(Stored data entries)
-=-=-=-=-

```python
def load_library():
    global _lib
    if _lib is not None:
        return _lib
    p = lib_path()
    if not os.path.exists(p):
        raise WtgpuError(f"{p} is missing: build it with `python -c 'import __graft_entry__ as g; g.build()'` "
                         f"(hipcc --offload-arch=gfx950); wave_tracer_amd has no CPU fallback")
    os.environ.setdefault("HSA_KERNARG_POOL_SIZE", str(16 << 20))
    try:
        import torch
    except ImportError:
        pass
# ... 541 lines not shown
        def call(spec, rec, planes):
            if diff:
                d["diff"] = np.zeros((self.height, self.width, planes), dtype=np.float32)
            _check(load_library().wtgpu_film_compare_host(self._h, *(t.ctypes.data for t in sets[0]), int(spe_a), *(t.ctypes.data for t in sets[1]), int(spe_b),
                                                          C.byref(spec), None if m is None else m.ctypes.data, int(threads), C.cast(rec, C.c_void_p),
                                                          d["diff"].ctypes.data if diff else None))
        out = self._film_compare(call, stokes_component, abs, luminance, eps)
        out.update(d)
        return out

    def profile_counters(self, n=8):
        out = (C.c_uint64 * n)()
        _check(load_library().wtgpu_test_profile_counters(self._h, out, n))
        return [int(v) for v in out]

    def counters(self):
        c = Counters()
        _check(load_library().wtgpu_get_counters(self._h, C.byref(c)))
        return c.as_dict()

    def reset_counters(self):
        _check(load_library().wtgpu_reset_counters(self._h))

    def trace_ab_stats(self):
        a, b, d, w, r = C.c_double(0), C.c_double(0), C.c_uint64(0), C.c_uint64(0), C.c_uint64(0)
        _check(load_library().wtgpu_trace_ab_stats(self._h, C.byref(a), C.byref(b), C.byref(d), C.byref(w), C.byref(r)))
        return {"ms_refill": a.value, "ms_sm": b.value, "differing_words": int(d.value), "walks": int(w.value), "rounds": int(r.value)}

    def timings(self):
        t = (C.c_float * 12)()
# ... 46 lines not shown
```

### wave_tracer_amd/csrc/kernels_connect.hip

```cpp
#include "wtgpu_kernels.h"

namespace wtk {

WT_D bool strategy_valid(const integrator_opts_t& o, int s, int t, int nS, int nT) {
    const int depth = t + s - 2;
    if (t > nT || s > nS) return false;
    if ((t == 1 && s == 1) || depth < 0 || depth > o.max_depth) return false;
    if (!o.emitter_direct && s == 1) return false;
    if (!o.sensor_direct && t == 1) return false;
    if (o.debug_only_s && (int)o.debug_only_s - 1 != s) return false;
    if (o.debug_only_t && (int)o.debug_only_t - 1 != t) return false;
    return true;
}
WT_D bool strategy_class_valid(const integrator_opts_t& o, int sk, int tk, int nS, int nT) {
    const int K = (int)kKeyDim - 1;
    const int t1 = tk < K ? tk : nT, s1 = sk < K ? sk : nS;
    for (int t = tk; t <= t1; ++t)
        for (int s = sk; s <= s1; ++s)
            if (strategy_valid(o, s, t, nS, nT)) return true;
    return false;
}
WT_D int wave_max_i(int v) {
#pragma unroll
    for (int off = 32; off > 0; off >>= 1) v = max(v, __shfl_xor(v, off, 64));
    return v;
}

__global__ void __launch_bounds__(kEnumBlock) k_connect_enum(launch_args_t a) {
    __shared__ uint32_t s_cnt[kNumKeys], s_base[kNumKeys];
    const uint32_t i = blockIdx.x * kEnumBlock + threadIdx.x;
    const size_t W2 = 2 * (size_t)a.st.cap;
    for (uint32_t k = threadIdx.x; k < kNumKeys; k += kEnumBlock) s_cnt[k] = 0;
    int nT = -1, nS = -1;
    if (i < a.nb) {
        nT = (int)a.st.walks[(size_t)(i) * a.st.walk_words + WT_WALK_NVERTS_WORD];
        nS = (int)a.st.walks[(size_t)(a.st.cap + i) * a.st.walk_words + WT_WALK_NVERTS_WORD];
#pragma unroll
        for (int c = 0; c < 4; ++c) a.st.lacc[(size_t)c * a.st.cap + i] = 0.0;
    }
    __syncthreads();
    const int K = (int)kKeyDim - 1;
    const int kT = nT < K ? nT : K, kS = nS < K ? nS : K;
    for (int tk = 0; tk <= kT; ++tk)
        for (int sk = 0; sk <= kS; ++sk)
            if (strategy_class_valid(a.sc.opts, sk, tk, nS, nT)) atomicAdd(&s_cnt[(uint32_t)tk * kKeyDim + (uint32_t)sk], 1u);
    __syncthreads();
    for (uint32_t k = threadIdx.x; k < kNumKeys; k += kEnumBlock) {
        const uint32_t c = s_cnt[k];
        s_base[k] = c ? atomicAdd(a.st.strat_count + k, c) : 0u;
        s_cnt[k] = 0;
    }
    __syncthreads();
    for (int tk = 0; tk <= kT; ++tk)
        for (int sk = 0; sk <= kS; ++sk)
            if (strategy_class_valid(a.sc.opts, sk, tk, nS, nT)) {
                const uint32_t key = (uint32_t)tk * kKeyDim + (uint32_t)sk;
                a.st.strat_items[(size_t)key * a.st.cap + s_base[key] + atomicAdd(&s_cnt[key], 1u)] = i;
            }
}
__global__ void __launch_bounds__(64) k_connect_scan(launch_args_t a) {
    if (a.st.ext)
        for (uint32_t q = threadIdx.x; q < a.st.ext->n_chunks * kChunkCtlWords; q += 64) a.st.ext->chunk_ctl[q] = 0;
    if (threadIdx.x == 0) {
        uint32_t acc = 0;
        for (uint32_t k = 0; k < kNumKeys; ++k) {
            const uint32_t c = a.st.strat_count[k];
            a.st.strat_prefix[k] = acc;
            acc += c;
            a.st.strat_count[k] = 0;
        }
        a.st.strat_prefix[kNumKeys] = acc;
        a.st.ctl[CTL_STRAT_HEAD] = 0;
        a.st.ctl[CTL_STRAT_HEAD_OPEN] = 0;

    }
}
template <bool OPEN>
WT_D void connect_strat_body(const launch_args_t& a) {
    __shared__ stack_entry_t lds[kLdsStack * kBlock];
    __shared__ uint32_t s_prefix[kNumKeys + 1];
    constexpr int K = (int)kKeyDim - 1;
    if (!OPEN) {
        for (uint32_t k = threadIdx.x; k <= kNumKeys; k += kBlock) s_prefix[k] = a.st.strat_prefix[k];
    } else if (threadIdx.x == 0) {
        uint32_t acc = 0;
        for (uint32_t k = 0; k < kNumKeys; ++k) {
            s_prefix[k] = acc;
            if ((int)(k / kKeyDim) == K || (int)(k % kKeyDim) == K) acc += a.st.strat_prefix[k + 1] - a.st.strat_prefix[k];
        }
// ... 42 lines not shown
                one(sk, tk);
            } else {
                const int nT = (int)a.st.walks[(size_t)i * a.st.walk_words + WT_WALK_NVERTS_WORD];
                const int nS = (int)a.st.walks[((size_t)a.st.cap + i) * a.st.walk_words + WT_WALK_NVERTS_WORD];
                const int t1 = tk == K ? nT : tk, s1 = sk == K ? nS : sk;
                for (int t = tk; t <= t1; ++t)
                    for (int s = sk; s <= s1; ++s)
                        if (strategy_valid(a.sc.opts, s, t, nS, nT)) one(s, t);
            }
        }
    }
    if (a.count_stats) flush_counters(a.st.counters, ctr);
}
__global__ void __launch_bounds__(kBlock, WTGPU_LB_CONNECT) k_connect_strat(launch_args_t a) { connect_strat_body<false>(a); }
__global__ void __launch_bounds__(kBlock, WTGPU_LB_CONNECT) k_connect_strat_open(launch_args_t a) { connect_strat_body<true>(a); }
constexpr uint32_t kPendShadow = 0x80000000u;
WT_D void pending_append(const launch_args_t& a, uint32_t* cctl, bool keep, uint32_t i, int s, int t, const connect_ret_t& cr) {
    const bdpt_ext_t& x = *a.st.ext;
    const unsigned long long m = __ballot(keep);
    if (!m) return;
    const int lane = threadIdx.x & 63;
    const int leader = __ffsll((long long)m) - 1;
    uint32_t base = 0;
    if (lane == leader) base = atomicAdd(cctl + CHUNK_PEND_COUNT, (uint32_t)__popcll(m));
    base = (uint32_t)__shfl((int)base, leader, 64);
    const uint32_t slot = base + (uint32_t)__popcll(m & ((1ull << lane) - 1ull));
    if (!keep || slot >= x.pend_cap) return;
    conn_pending_t r;
    r.i = i;
    r.st = (uint32_t)s | ((uint32_t)t << 16) | (cr.need_shadow ? kPendShadow : 0u);
// ... 215 lines not shown
```

### wave_tracer_amd/csrc/wtgpu.hip

```cpp
#include "wtgpu_host.h"

thread_local std::string g_err;

static void note_rounds(wtgpu_scene* s, uint32_t n) { s->rounds_hist[s->rounds_hist_n++ % 8u] = n; }
static int drain_rec(wtgpu_scene* s, chunk_rec_t& r) {
    if (!r.busy) return WTGPU_OK;
    HIP_CHECK(hipEventSynchronize(r.ev[r.ev_final]));
    const uint32_t rounds = r.h_ctl[CTL_ROUNDS];
    s->cap_hits += r.h_ctl[CTL_COUNT0 + (r.rounds_launched & 1u)] + r.h_ctl[CTL_BACK0 + (r.rounds_launched & 1u)];
    s->acc[4] += rounds;
    s->acc[5] += rounds;
    s->acc[6] += 1;
    s->rounds_launched_total += r.rounds_launched;
    if (s->knobs.timing) {
        auto elapsed = [](hipEvent_t a, hipEvent_t b) {
            float ms = 0.f;
            return hipEventElapsedTime(&ms, a, b) == hipSuccess ? ms : 0.f;
        };
        s->acc[0] += elapsed(r.ev[0], r.ev[1]);
        size_t e = 1;
        for (uint32_t k = 0; k < r.rounds_timed; ++k, e += 6) {
            static const int slot[6] = {1, 7, 2, 8, 9, 10};
            for (int q = 0; q < 6; ++q) s->acc[slot[q]] += elapsed(r.ev[e + q], r.ev[e + q + 1]);
        }
// ... 144 lines not shown
            HP_LAUNCH(k_interact_c_hard, dim3(std::max<uint32_t>(1u, gh / K.grid_div_hard)), dim3(WTGPU_HARD_BLOCK), 0, st_, a, in);
            rec(r, st_);
        }
        r.rounds_launched = r_end;
        return WTGPU_OK;
    }
    void light(const launch_args_t& a, hipStream_t st_, uint32_t launched) {
        if (path_mode || !K.light_rounds || launched >= K.max_rounds) return;
        HP_LAUNCH(k_light_rounds, dim3(1), dim3(kBlock), 0, st_, a, (int)(launched & 1u), launched, K.max_rounds - launched);
    }
    int tail(const launch_args_t& a, chunk_rec_t& r, hipStream_t st_) {
        const uint32_t nb = a.nb, gf = g_full(nb);
        if (path_mode) {
            HP_LAUNCH(k_path_flush, dim3(kFlushGrid), dim3(kBlock), 0, st_, a, (int)(r.rounds_launched & 1u));
        } else {
            HP_LAUNCH(k_connect_enum, dim3((nb + kEnumBlock - 1) / kEnumBlock), dim3(kEnumBlock), 0, st_, a);
            HP_LAUNCH(k_connect_scan, dim3(1), dim3(64), 0, st_, a);
            const bool open = (uint32_t)s->host.opts.max_depth + 2 >= kKeyDim - 1;
            if (K.staged_connect && !open) {
                for (uint32_t c = 0; c < s->n_chunks; ++c) {
                    const uint32_t g = c == 0 ? gf : std::max<uint32_t>(1u, gf / 8u);
                    HP_LAUNCH(k_connect_eval, dim3(g), dim3(kBlock), 0, st_, a, c);
                    HP_LAUNCH(k_connect_shadow, dim3(g), dim3(kBlock), 0, st_, a, c);
                    HP_LAUNCH(k_connect_mis, dim3(g), dim3(kBlock), 0, st_, a, c);
                }
            } else {
                HP_LAUNCH(k_connect_strat, dim3(gf), dim3(kBlock), 0, st_, a);
                if (open) HP_LAUNCH(k_connect_strat_open, dim3(std::max<uint32_t>(1u, gf / 8u)), dim3(kBlock), 0, st_, a);
            }
            const uint32_t fw = a.film.width, fh = a.film.height, planes = film_planes(s->host.sensor);
            if (K.tiled_splat && s->host.sensor.rf_radius <= 1 && planes <= 16 && (uint64_t)nb * 2u >= (uint64_t)a.npix)
                HP_LAUNCH(k_connect_splat_tiled, dim3(fh * ((fw + kBlock - 1) / kBlock)), dim3(kBlock), 3 * kSplatCols * (planes + 1) * sizeof(double), st_, a);
            else
                HP_LAUNCH(k_connect_splat, dim3((nb + kBlock - 1) / kBlock), dim3(kBlock), 0, st_, a);
        }
        HIP_CHECK(hipGetLastError());
        HIP_CHECK(hipMemcpyAsync(r.h_ctl, a.st.ctl, CTL_WORDS * sizeof(uint32_t), hipMemcpyDeviceToHost, st_));
        r.ev_final = s->knobs.timing ? r.ev_used : 0;
        HIP_CHECK(hipEventRecord(r.ev[r.ev_final], st_));
        if (ev_fail) return fail(WTGPU_ERR_HIP, "hipEventRecord failed");
// ... 229 lines not shown
```

### wave_tracer_amd/csrc/wtgpu_kernels.h

```cpp
#pragma once
#include <hip/hip_runtime.h>

#include <cstddef>
#include <cstdint>
#include <cstring>

#include "../../include/wtgpu.h"
#include "wt/bdpt.h"
#include "wt/coop.h"
#include "wt/coop_fsd.h"
#include "wt/coop_utd.h"
#include "wt/path.h"

using namespace wt;
namespace wt {
struct tonemap_args_t;
}

namespace wtk {


#ifndef WTGPU_LB_TRACE
#define WTGPU_LB_TRACE 3
#endif
// ... 23 lines not shown
constexpr int kLdsStack = WTGPU_LDS_STACK;
constexpr uint32_t kConeBudget = 96;
constexpr int kSpillStack = 64 - kLdsStack;

enum : uint32_t { CTL_STRAT_HEAD_OPEN = 25, CTL_UTD_COUNT0 = 26, CTL_UTD_COUNT1 = 27, CTL_FSDQ_COUNT0 = 28, CTL_FSDQ_COUNT1 = 29, CTL_FSDQ_HEAD = 30, CTL_NEEQ_COUNT = 31, CTL_NEEQ_HEAD = 32, CTL_COUNT0 = 0, CTL_COUNT1 = 1, CTL_HEAD_TRACE = 2, CTL_HEAD_INTERACT = 3, CTL_HEAVY_COUNT = 4, CTL_HEAVY_HEAD = 5, CTL_FSD_COUNTER = 6,
                  CTL_ROUNDS = 7, CTL_STRAT_HEAD = 8, CTL_INTB_COUNT = 9, CTL_INTB_HEAD = 10, CTL_GATHER_COUNT = 11, CTL_GATHER_HEAD = 12, CTL_INTC_COUNT = 13, CTL_INTC_HEAD = 14, CTL_FTASK_COUNT = 15, CTL_FTASK_HEAD = 16, CTL_FSPLIT_HEAD = 17, CTL_EPOOL_COUNT = 18, CTL_FSD_ECOUNTER = 19, CTL_INTD_COUNT = 20, CTL_INTD_HEAD = 21, CTL_BACK0 = 22, CTL_BACK1 = 23,
                  CTL_TPOL_COUNT0 = 41, CTL_TPOL_COUNT1 = 42, CTL_TPOL_HEAD = 43, CTL_TCONE_COUNT0 = 44, CTL_TCONE_COUNT1 = 45, CTL_TCONE_HEAD = 46,
                  CTL_CLS_COUNT0 = 33, CTL_CLS_HEAD0 = 37,
                  CTL_LIGHT_DONE = 47, CTL_LIGHT_STOP = 48,
                  CTL_WORDS = 56 };
constexpr uint32_t kTriListWords = 128;
constexpr uint32_t kGatherMarker = 0xFFFFFFFEu;
constexpr uint32_t kApertureMarker = 0xFFFFFFFDu, kNullApertureMarker = 0xFFFFFFFCu;
__host__ __device__ inline bool is_region_marker(uint32_t t) { return t == kGatherMarker || t == kApertureMarker; }
constexpr uint32_t kKeyDim = kMaxVerts + 2, kNumKeys = kKeyDim * kKeyDim;
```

-=-=-=-=-

Search the records for the word "csrc". Copy each line where it appears.

OUTPUT OF THE EXERCISE.
### wave_tracer_amd/csrc/kernels_connect.hip
### wave_tracer_amd/csrc/wtgpu.hip
### wave_tracer_amd/csrc/wtgpu_kernels.h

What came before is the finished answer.